Mehr als ein Preisthema
Hinter dem Trend steht eine demografische und kulturelle Verschiebung. Single-Haushalte gehören in Deutschland zu den häufigsten Haushaltsformen, und Reisen allein gilt längst nicht mehr als Notlösung, sondern als bewusste Entscheidung. Wer solo unterwegs ist, sucht oft gerade die Mischung aus Selbstbestimmung und der Möglichkeit, an Bord Anschluss zu finden. Reedereien reagieren darauf mit eigenen Treffpunkten, Stammtischen für Alleinreisende oder gemeinsamen Tischen beim Abendessen. Das Schiff wird so zum sozialen Raum, in dem niemand zwingend zu zweit unterwegs sein muss, um Gesellschaft zu haben.
Worauf Alleinreisende achten sollten
Trotz des Trends bleibt der Markt unübersichtlich. Echte Einzelkabinen sind oft schnell ausgebucht und liegen mitunter in weniger attraktiven Bereichen des Schiffs. Reduzierte Zuschläge gelten häufig nur für ausgewählte Termine, Routen oder Kabinenkategorien. Wer flexibel ist und außerhalb der Hauptferienzeiten reist, hat die besten Chancen auf faire Konditionen. Sinnvoll ist außerdem, nicht nur den Kabinenpreis, sondern die Gesamtkosten inklusive Ausflügen und Bordguthaben zu betrachten. Marketingbegriffe wie „zuschlagsfrei“ sollten im Kleingedruckten geprüft werden, da sie sich oft auf ein begrenztes Kontingent beziehen.
Ein Markt im Umbruch
Dass ein Nischenanbieter für Segel-Kreuzfahrten ebenso um Alleinreisende wirbt wie die großen Hochsee-Reedereien, zeigt die Breite der Entwicklung. Der klassische Einzelkabinenzuschlag verschwindet nicht über Nacht, aber er verliert seine Selbstverständlichkeit. Für Solo-Reisende bedeutet das vor allem mehr Auswahl – und die wachsende Aussicht, eine Reise nicht mehr mit einem Aufpreis für das Alleinsein bezahlen zu müssen.
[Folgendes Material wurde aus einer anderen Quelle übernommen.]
template <bool AUX>
__global__ void __launch_bounds__(64 * GSR_WAVES_PER_WG) __attribute__((amdgpu_waves_per_eu(4, 4))) gsr_render_backward_wave_kernel(
	int W, int H, int gx, int nslots, const uint2* __restrict__ ranges, const uint32_t* __restrict__ point_list,
	const GsrSplat* __restrict__ splat, const float4* __restrict__ checkpoints, const float* __restrict__ final_C, const uint32_t* __restrict__ slot_base, const float* __restrict__ bg,
	const float* __restrict__ final_Ts, const uint32_t* __restrict__ n_contrib, const uint32_t* __restrict__ tile_max_contrib,
	const uint32_t* __restrict__ tile_order, const float* __restrict__ dL_dpixels, GsrGradSlot* __restrict__ slots,
	uint8_t* __restrict__ slot_valid, int cull, GsrAuxBlend aux)
{
	__shared__ float4 s_rec[GSR_WAVES_PER_WG][AUX ? 6 : 5][64];
	__shared__ uint32_t s_bands[GSR_WAVES_PER_WG][64];
	__shared__ float s_red[GSR_WAVES_PER_WG][64 * 9 + 8];
	__shared__ __attribute__((aligned(16))) float s_pend[GSR_WAVES_PER_WG][AUX ? 4 : GSR_BWD_FLUSH * 128];
	const int wave = threadIdx.x >> 6, lane = threadIdx.x & 63;
	const int slot_id = blockIdx.x * GSR_WAVES_PER_WG + wave;
	if (slot_id >= nslots) return;
	GSR_TILE_CLOCK_START();
	GSR_TILE_STAT(unsigned long long st_staged = 0; unsigned long long st_pairs = 0; unsigned long long st_pairs_hit = 0; unsigned long long st_reductions = 0; unsigned long long st_lanes_hit = 0;)
	const uint32_t entry = __builtin_amdgcn_readfirstlane(tile_order[slot_id]);
	if (entry == 0xFFFFFFFFu) return;
	const int tile = (int)(entry & 0x0FFFFFFFu);
	const int seg1 = (int)(entry >> 28);
	float4(*rec)[64] = s_rec[wave];
	uint32_t* recb = s_bands[wave];

	const int tx = tile % gx, ty = tile / gx;
	const int px = tx * GSR_TILE_X + (lane & 15);
	const int py0 = ty * GSR_TILE_Y + (lane >> 4);
	const v2f pfx2 = {(float)px, (float)px};
	const float x0f = (float)(tx * GSR_TILE_X), y0f = (float)(ty * GSR_TILE_Y);

	const uint2 range = ranges[tile];
	const int n = (int)min(range.y - range.x, tile_max_contrib[tile]);
	int seg_a = 0, top = n;
	if (seg1) {
		const int coarse = (int)__builtin_amdgcn_readfirstlane(tile_order[nslots]);
		const int nblk = (n + GSR_CKPT_STRIDE - 1) / GSR_CKPT_STRIDE, m = (nblk + GSR_CKPT_MAX_SEGMENTS - 1) / GSR_CKPT_MAX_SEGMENTS * coarse;
		seg_a = (seg1 - 1) * m * GSR_CKPT_STRIDE;
		top = min(n, seg1 * m * GSR_CKPT_STRIDE);
	}
	const int nw = top - seg_a;
	const uint32_t* plist = point_list + range.x;
	const size_t plane = (size_t)H * W;
	const float bg0 = bg[0], bg1 = bg[1], bg2 = bg[2];
	const float ddelx_dx = 0.5f * W, ddely_dy = 0.5f * H;

	v2f T[2], tfb[2];
	v2f ac0[2], ac1[2], ac2[2];
	v2f dp0[2], dp1[2], dp2[2];
	v2f dpD[2], acD[2];
	int last_contributor[GSR_PIX_PER_LANE];
	v2f pfy[2];
#pragma unroll
	for (int k = 0; k < GSR_PIX_PER_LANE; k++) {
		const int py = py0 + 4 * k;
		const bool inside = px < W && py < H;
		const uint32_t pix_id = inside ? (uint32_t)(W * py + px) : 0u;
		const float Tf = inside ? final_Ts[pix_id] : 0.f;
		const float d0 = inside ? dL_dpixels[pix_id] : 0.f;
		const float d1 = inside ? dL_dpixels[plane + pix_id] : 0.f;
		const float d2 = inside ? dL_dpixels[2 * plane + pix_id] : 0.f;
		last_contributor[k] = inside ? (int)n_contrib[pix_id] : 0;
		T[k >> 1][k & 1] = Tf;
		dp0[k >> 1][k & 1] = d0; dp1[k >> 1][k & 1] = d1; dp2[k >> 1][k & 1] = d2;
		if (AUX) {
			const float dD = (inside && aux.dL_ddepth) ? aux.dL_ddepth[pix_id] : 0.f;
			const float dA = (inside && aux.dL_dalpha) ? aux.dL_dalpha[pix_id] : 0.f;
			dpD[k >> 1][k & 1] = dD;
			tfb[k >> 1][k & 1] = -Tf * ((bg0 * d0 + bg1 * d1 + bg2 * d2) - dA);
		} else {
			tfb[k >> 1][k & 1] = -Tf * (bg0 * d0 + bg1 * d1 + bg2 * d2);
		}
		pfy[k >> 1][k & 1] = (float)py;
	}
#pragma unroll
	for (int p = 0; p < 2; p++) {
		ac0[p] = ac1[p] = ac2[p] = v2f{0.f, 0.f};
		if (AUX) acD[p] = v2f{0.f, 0.f};
	}
	if (top < n) {
		const float4* ck = checkpoints + ((size_t)(range.x + (uint32_t)top) / GSR_CKPT_STRIDE) * 256 + lane;
#pragma unroll
		for (int k = 0; k < GSR_PIX_PER_LANE; k++) {
			const int py = py0 + 4 * k;
			const bool inside = px < W && py < H;
			const uint32_t pix_id = inside ? (uint32_t)(W * py + px) : 0u;
			if (inside && last_contributor[k] > top) {
				const float4 c = ck[64 * k];
				const float inv = 1.0f / c.x;
				T[k >> 1][k & 1] = c.x;
				ac0[k >> 1][k & 1] = (final_C[pix_id] - c.y) * inv;
				ac1[k >> 1][k & 1] = (final_C[plane + pix_id] - c.z) * inv;
				ac2[k >> 1][k & 1] = (final_C[2 * plane + pix_id] - c.w) * inv;
				if (AUX) acD[k >> 1][k & 1] = (aux.final_D[pix_id] - aux.ckpt_depth[((size_t)(range.x + (uint32_t)top) / GSR_CKPT_STRIDE) * 256 + lane + 64 * k]) * inv;
			}
		}
	}
	int pair_last[2];
#pragma unroll
	for (int p = 0; p < 2; p++) {
		int m = max(last_contributor[2 * p], last_contributor[2 * p + 1]);
#pragma unroll
		for (int off = 32; off > 0; off >>= 1) m = max(m, __shfl_xor(m, off, 64));
		pair_last[p] = __builtin_amdgcn_readfirstlane(m);
	}

	float4 ra = make_float4(0, 0, 0, 0), rb = ra, rc = ra;
	uint32_t sbase = 0u;
	if (lane < nw) {
		const uint32_t id = plist[top - 1 - lane];
		const float4* p = reinterpret_cast<const float4*>(splat + id);
		ra = p[0]; rb = p[1]; rc = p[2];
		sbase = slot_base[id];
	}
	uint32_t id_next = (64 + lane < nw) ? plist[top - 1 - (64 + lane)] : 0u;
	const int out_index = lane >> 3;
	float* const red_w = s_red[wave] + lane * 9;
	const float* const red_r = s_red[wave] + (lane & 7) * 9 + (lane >> 3);
	constexpr int red_step = 72;
	const float out_scale = (out_index >= 2 && out_index <= 4) ? -0.5f : 1.0f;
	const float k01 = out_index == 0 ? -ddelx_dx : -ddely_dy;
	const int f_inst = (lane >> 3) & 3, f_val = lane & 7;
	float* const pend_w = s_pend[wave] + lane;
	const float* const pend_r = s_pend[wave] + f_inst * 128 + (lane >> 5) * 64 + f_val * 8;
	const float f_scale = (f_val >= 2 && f_val <= 4) ? -0.5f : 1.0f;
	const float f_k01 = f_val == 0 ? -ddelx_dx : -ddely_dy;
	const bool f_word = lane < 32 || f_val == 0;
	int npend = 0;
	uint32_t pend_j = 0u;

	for (int base = 0; base < nw; base += 64) {
		const uint32_t bands = (base + lane < nw) ? (cull ? gsr_tile_band_mask(ra.x, ra.y, ra.z, ra.w, rb.x, rb.y, x0f, y0f) : 0xFu) : 0u;
		const bool keep = bands != 0u;
		const unsigned long long mask = __builtin_amdgcn_ballot_w64(keep);
		const int cnt = __popcll(mask);
		GSR_TILE_STAT(st_staged += (unsigned)cnt;)
		if (keep) {
			const int pos = gsr_mbcnt(mask);
			const uint32_t rmin = __float_as_uint(rb.z), rwh = __float_as_uint(rb.w);
			const uint32_t slot = sbase + ((uint32_t)ty - (rmin >> 16)) * (rwh & 0xffffu) + ((uint32_t)tx - (rmin & 0xffffu));
			rec[0][pos] = make_float4(ra.x, ra.x, ra.y, ra.y);
			rec[1][pos] = make_float4(-0.5f * ra.z, -0.5f * ra.z, ra.w, ra.w);
			rec[2][pos] = make_float4(-0.5f * rb.x, -0.5f * rb.x, rb.y, rb.y);
			rec[3][pos] = make_float4(rc.x, rc.x, rc.y, rc.y);
			rec[4][pos] = make_float4(rc.z, rc.z, __int_as_float(top - 1 - (base + lane)), __uint_as_float(slot));
			if (AUX) rec[5][pos] = make_float4(rc.w, rc.w, 0.f, 0.f);
			recb[pos] = bands;
		}
		if (base + 64 + lane < nw) {
			const float4* p = reinterpret_cast<const float4*>(splat + id_next);
			ra = p[0]; rb = p[1]; rc = p[2];
			sbase = slot_base[id_next];
		}
		id_next = (base + 128 + lane < nw) ? plist[top - 1 - (base + 128 + lane)] : 0u;
		__builtin_amdgcn_wave_barrier();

Dieser Beitrag ist eine allgemeine, redaktionelle Einordnung eines Branchentrends. Angebote, Preise und Zuschläge variieren je nach Anbieter, Saison und Verfügbarkeit; genannte Unternehmen dienen nur als Beispiel. Maßgeblich sind die jeweils aktuellen Konditionen der Reedereien.